Your task is to retype every entry exactly, omitting nothing.

═══

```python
class _KPConv(Function):
    @staticmethod
    def forward(ctx, query_points, support_points, neighbors_indices, features, kernel_points, kernel_weights, extent, influence, closest):
        n, K = neighbors_indices.shape
        n0, C = features.shape
        KP = kernel_points.shape[0]
        out = torch.empty((n, C), dtype=torch.float32, device=features.device)
        from . import pointops
        order = pointops.spatial_order(query_points)
        _lib.check(_lib.lib().cbl_kpconv_forward_ordered(_i(n), _i(n0), _i(K), _i(C), _i(KP), _lib.ptr(query_points), _lib.ptr(support_points),
                                                         _lib.ptr(neighbors_indices), _lib.ptr(features), _lib.ptr(kernel_points), _lib.ptr(kernel_weights),
                                                         _f(extent), _i(influence), _i(closest), _lib.ptr(order), _lib.ptr(out),
                                                         _lib.stream_of(features)), "cbl_kpconv_forward")
        ctx.save_for_backward(query_points, support_points, neighbors_indices, features, kernel_points, kernel_weights)
        ctx.cfg = (extent, influence, closest)
        return out

    @staticmethod
    def backward(ctx, grad_out):
        q, s, idx, f, kp, kw = ctx.saved_tensors
        extent, influence, closest = ctx.cfg
        n, K = idx.shape
        n0, C = f.shape
        grad_out = grad_out.contiguous()
        L = _lib.lib()
        from . import pointops
        tr = None
        if C % 4 == 0:
            tr = pointops.neighbor_transpose(idx, n0, build=pointops._build_table(n * K))
        if tr is not None:
            order, inv_start, inv_src = tr
            gf = torch.empty_like(f) if ctx.needs_input_grad[3] else None
            gkw = torch.empty_like(kw) if ctx.needs_input_grad[5] else None
            need = L.cbl_kpconv_backward_csr_workspace_bytes(_i(n0), _i(C), _i(kp.shape[0])) if gkw is not None else 0
            ws = torch.empty(max(need, 1), dtype=torch.uint8, device=f.device)
            rc = L.cbl_kpconv_backward_csr(_i(n), _i(n0), _i(K), _i(C), _i(kp.shape[0]), _lib.ptr(q), _lib.ptr(s), _lib.ptr(f), _lib.ptr(kp), _lib.ptr(kw),
                                           _f(extent), _i(influence), _i(closest), _lib.ptr(grad_out), _lib.ptr(order), _lib.ptr(inv_start), _lib.ptr(inv_src),
                                           _lib.ptr(gf), _lib.ptr(gkw), _lib.ptr(ws), ctypes.c_size_t(ws.numel()), _lib.stream_of(f))
            if rc != _lib.ERR_UNSUPPORTED:
                _lib.check(rc, "cbl_kpconv_backward_csr")
                return None, None, None, gf, None, gkw, None, None, None
        gf = torch.zeros_like(f) if ctx.needs_input_grad[3] else None
        gkw = torch.zeros_like(kw) if ctx.needs_input_grad[5] else None
        _lib.check(L.cbl_kpconv_backward(_i(n), _i(n0), _i(K), _i(C), _i(kp.shape[0]), _lib.ptr(q), _lib.ptr(s), _lib.ptr(idx), _lib.ptr(f),
                                         _lib.ptr(kp), _lib.ptr(kw), _f(extent), _i(influence), _i(closest), _lib.ptr(grad_out),
                                         _lib.ptr(gf), _lib.ptr(gkw), _lib.stream_of(f)), "cbl_kpconv_backward")
        return None, None, None, gf, None, gkw, None, None, None


def kpconv(query_points, support_points, neighbors_indices, features, kernel_points, kernel_weights, extent,
           KP_influence="linear", convolution_mode="sum"):
    _chk(query_points, torch.float32, "query_points"); _chk(support_points, torch.float32, "support_points")
    _chk(neighbors_indices, torch.int32, "neighbors_indices"); _chk(features, torch.float32, "features")
    _chk(kernel_points, torch.float32, "kernel_points"); _chk(kernel_weights, torch.float32, "kernel_weights")
    if KP_influence not in ("linear", "constant"):
        raise NotImplementedError("KP_influence 'gaussian': radius_gaussian is not defined in the reference")
    if convolution_mode not in ("sum", "closest"):
        raise ValueError("Unknown convolution mode. Should be 'closest' or 'sum'")
    return _KPConv.apply(query_points, support_points, neighbors_indices, features, kernel_points, kernel_weights, float(extent),
                         1 if KP_influence == "linear" else 0, 1 if convolution_mode == "closest" else 0)


class _AdaptiveWeight(Function):
    @staticmethod
    def forward(ctx, query_points, support_points, neighbors_indices, features, fc_weight, fc_bias, radius, reduction_mean):
        n, K = neighbors_indices.shape
        n0, C = features.shape
        L = _lib.lib()
        pad = torch.empty(1, dtype=torch.int32, device=features.device)
        if reduction_mean:
            _lib.check(L.cbl_index_max(ctypes.c_longlong(n * K), _lib.ptr(neighbors_indices), _lib.ptr(pad), _lib.stream_of(features)), "cbl_index_max")
        out = torch.empty((n, C), dtype=torch.float32, device=features.device)
        from . import pointops
        order = pointops.spatial_order(query_points)
        _lib.check(L.cbl_adaptive_weight_forward_ordered(_i(n), _i(n0), _i(K), _i(C), _lib.ptr(query_points), _lib.ptr(support_points), _lib.ptr(neighbors_indices),
                                                         _lib.ptr(features), _f(radius), _lib.ptr(fc_weight), _lib.ptr(fc_bias), _lib.ptr(pad), _i(reduction_mean),
                                                         _lib.ptr(order), _lib.ptr(out), _lib.stream_of(features)), "cbl_adaptive_weight_forward")
        ctx.save_for_backward(query_points, support_points, neighbors_indices, features, fc_weight, fc_bias, pad)
        ctx.cfg = (radius, reduction_mean)
        return out

    @staticmethod
    def backward(ctx, grad_out):
# ... 124 lines not shown
```

contrastboundary_amd/pointops.py:

```python
import ctypes

import torch
from torch.autograd import Function

from . import _lib

_c_int = ctypes.c_int


def _req(t, dtype, name, dim=None):
    if not isinstance(t, torch.Tensor):
        raise TypeError(f"{name}: expected a torch.Tensor, got {type(t)}")
    if not t.is_cuda:
        raise _lib.CblError(f"{name}: must live on the GPU (got {t.device}); there is no CPU fallback")
    if t.dtype != dtype:
        raise TypeError(f"{name}: expected {dtype}, got {t.dtype}")
    if not t.is_contiguous():
        raise ValueError(f"{name}: must be contiguous")
    if dim is not None and t.dim() != dim:
        raise ValueError(f"{name}: expected {dim} dims, got shape {tuple(t.shape)}")
    return t
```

═══

:: Exercise answer ::
```python
class _KPConv(Function):
    @staticmethod
    def forward(ctx, query_points, support_points, neighbors_indices, features, kernel_points, kernel_weights, extent, influence, closest):
        n, K = neighbors_indices.shape
        n0, C = features.shape
        KP = kernel_points.shape[0]
        out = torch.empty((n, C), dtype=torch.float32, device=features.device)
        from . import pointops
        order = pointops.spatial_order(query_points)
        _lib.check(_lib.lib().cbl_kpconv_forward_ordered(_i(n), _i(n0), _i(K), _i(C), _i(KP), _lib.ptr(query_points), _lib.ptr(support_points),
                                                         _lib.ptr(neighbors_indices), _lib.ptr(features), _lib.ptr(kernel_points), _lib.ptr(kernel_weights),
                                                         _f(extent), _i(influence), _i(closest), _lib.ptr(order), _lib.ptr(out),
                                                         _lib.stream_of(features)), "cbl_kpconv_forward")
        ctx.save_for_backward(query_points, support_points, neighbors_indices, features, kernel_points, kernel_weights)
        ctx.cfg = (extent, influence, closest)
        return out

    @staticmethod
    def backward(ctx, grad_out):
        q, s, idx, f, kp, kw = ctx.saved_tensors
        extent, influence, closest = ctx.cfg
        n, K = idx.shape
        n0, C = f.shape
        grad_out = grad_out.contiguous()
        L = _lib.lib()
        from . import pointops
        tr = None
        if C % 4 == 0:
            tr = pointops.neighbor_transpose(idx, n0, build=pointops._build_table(n * K))
        if tr is not None:
            order, inv_start, inv_src = tr
            gf = torch.empty_like(f) if ctx.needs_input_grad[3] else None
            gkw = torch.empty_like(kw) if ctx.needs_input_grad[5] else None
            need = L.cbl_kpconv_backward_csr_workspace_bytes(_i(n0), _i(C), _i(kp.shape[0])) if gkw is not None else 0
            ws = torch.empty(max(need, 1), dtype=torch.uint8, device=f.device)
            rc = L.cbl_kpconv_backward_csr(_i(n), _i(n0), _i(K), _i(C), _i(kp.shape[0]), _lib.ptr(q), _lib.ptr(s), _lib.ptr(f), _lib.ptr(kp), _lib.ptr(kw),
                                           _f(extent), _i(influence), _i(closest), _lib.ptr(grad_out), _lib.ptr(order), _lib.ptr(inv_start), _lib.ptr(inv_src),
                                           _lib.ptr(gf), _lib.ptr(gkw), _lib.ptr(ws), ctypes.c_size_t(ws.numel()), _lib.stream_of(f))
            if rc != _lib.ERR_UNSUPPORTED:
                _lib.check(rc, "cbl_kpconv_backward_csr")
                return None, None, None, gf, None, gkw, None, None, None
        gf = torch.zeros_like(f) if ctx.needs_input_grad[3] else None
        gkw = torch.zeros_like(kw) if ctx.needs_input_grad[5] else None
        _lib.check(L.cbl_kpconv_backward(_i(n), _i(n0), _i(K), _i(C), _i(kp.shape[0]), _lib.ptr(q), _lib.ptr(s), _lib.ptr(idx), _lib.ptr(f),
                                         _lib.ptr(kp), _lib.ptr(kw), _f(extent), _i(influence), _i(closest), _lib.ptr(grad_out),
                                         _lib.ptr(gf), _lib.ptr(gkw), _lib.stream_of(f)), "cbl_kpconv_backward")
        return None, None, None, gf, None, gkw, None, None, None


def kpconv(query_points, support_points, neighbors_indices, features, kernel_points, kernel_weights, extent,
           KP_influence="linear", convolution_mode="sum"):
    _chk(query_points, torch.float32, "query_points"); _chk(support_points, torch.float32, "support_points")
    _chk(neighbors_indices, torch.int32, "neighbors_indices"); _chk(features, torch.float32, "features")
    _chk(kernel_points, torch.float32, "kernel_points"); _chk(kernel_weights, torch.float32, "kernel_weights")
    if KP_influence not in ("linear", "constant"):
        raise NotImplementedError("KP_influence 'gaussian': radius_gaussian is not defined in the reference")
    if convolution_mode not in ("sum", "closest"):
        raise ValueError("Unknown convolution mode. Should be 'closest' or 'sum'")
    return _KPConv.apply(query_points, support_points, neighbors_indices, features, kernel_points, kernel_weights, float(extent),
                         1 if KP_influence == "linear" else 0, 1 if convolution_mode == "closest" else 0)


class _AdaptiveWeight(Function):
    @staticmethod
    def forward(ctx, query_points, support_points, neighbors_indices, features, fc_weight, fc_bias, radius, reduction_mean):
        n, K = neighbors_indices.shape
        n0, C = features.shape
        L = _lib.lib()
        pad = torch.empty(1, dtype=torch.int32, device=features.device)
        if reduction_mean:
            _lib.check(L.cbl_index_max(ctypes.c_longlong(n * K), _lib.ptr(neighbors_indices), _lib.ptr(pad), _lib.stream_of(features)), "cbl_index_max")
        out = torch.empty((n, C), dtype=torch.float32, device=features.device)
        from . import pointops
        order = pointops.spatial_order(query_points)
        _lib.check(L.cbl_adaptive_weight_forward_ordered(_i(n), _i(n0), _i(K), _i(C), _lib.ptr(query_points), _lib.ptr(support_points), _lib.ptr(neighbors_indices),
                                                         _lib.ptr(features), _f(radius), _lib.ptr(fc_weight), _lib.ptr(fc_bias), _lib.ptr(pad), _i(reduction_mean),
                                                         _lib.ptr(order), _lib.ptr(out), _lib.stream_of(features)), "cbl_adaptive_weight_forward")
        ctx.save_for_backward(query_points, support_points, neighbors_indices, features, fc_weight, fc_bias, pad)
        ctx.cfg = (radius, reduction_mean)
        return out

    @staticmethod
    def backward(ctx, grad_out):
# ... 124 lines not shown
```

contrastboundary_amd/pointops.py:

```python
import ctypes

import torch
from torch.autograd import Function

from . import _lib

_c_int = ctypes.c_int


def _req(t, dtype, name, dim=None):
    if not isinstance(t, torch.Tensor):
        raise TypeError(f"{name}: expected a torch.Tensor, got {type(t)}")
    if not t.is_cuda:
        raise _lib.CblError(f"{name}: must live on the GPU (got {t.device}); there is no CPU fallback")
    if t.dtype != dtype:
        raise TypeError(f"{name}: expected {dtype}, got {t.dtype}")
    if not t.is_contiguous():
        raise ValueError(f"{name}: must be contiguous")
    if dim is not None and t.dim() != dim:
        raise ValueError(f"{name}: expected {dim} dims, got shape {tuple(t.shape)}")
    return t
```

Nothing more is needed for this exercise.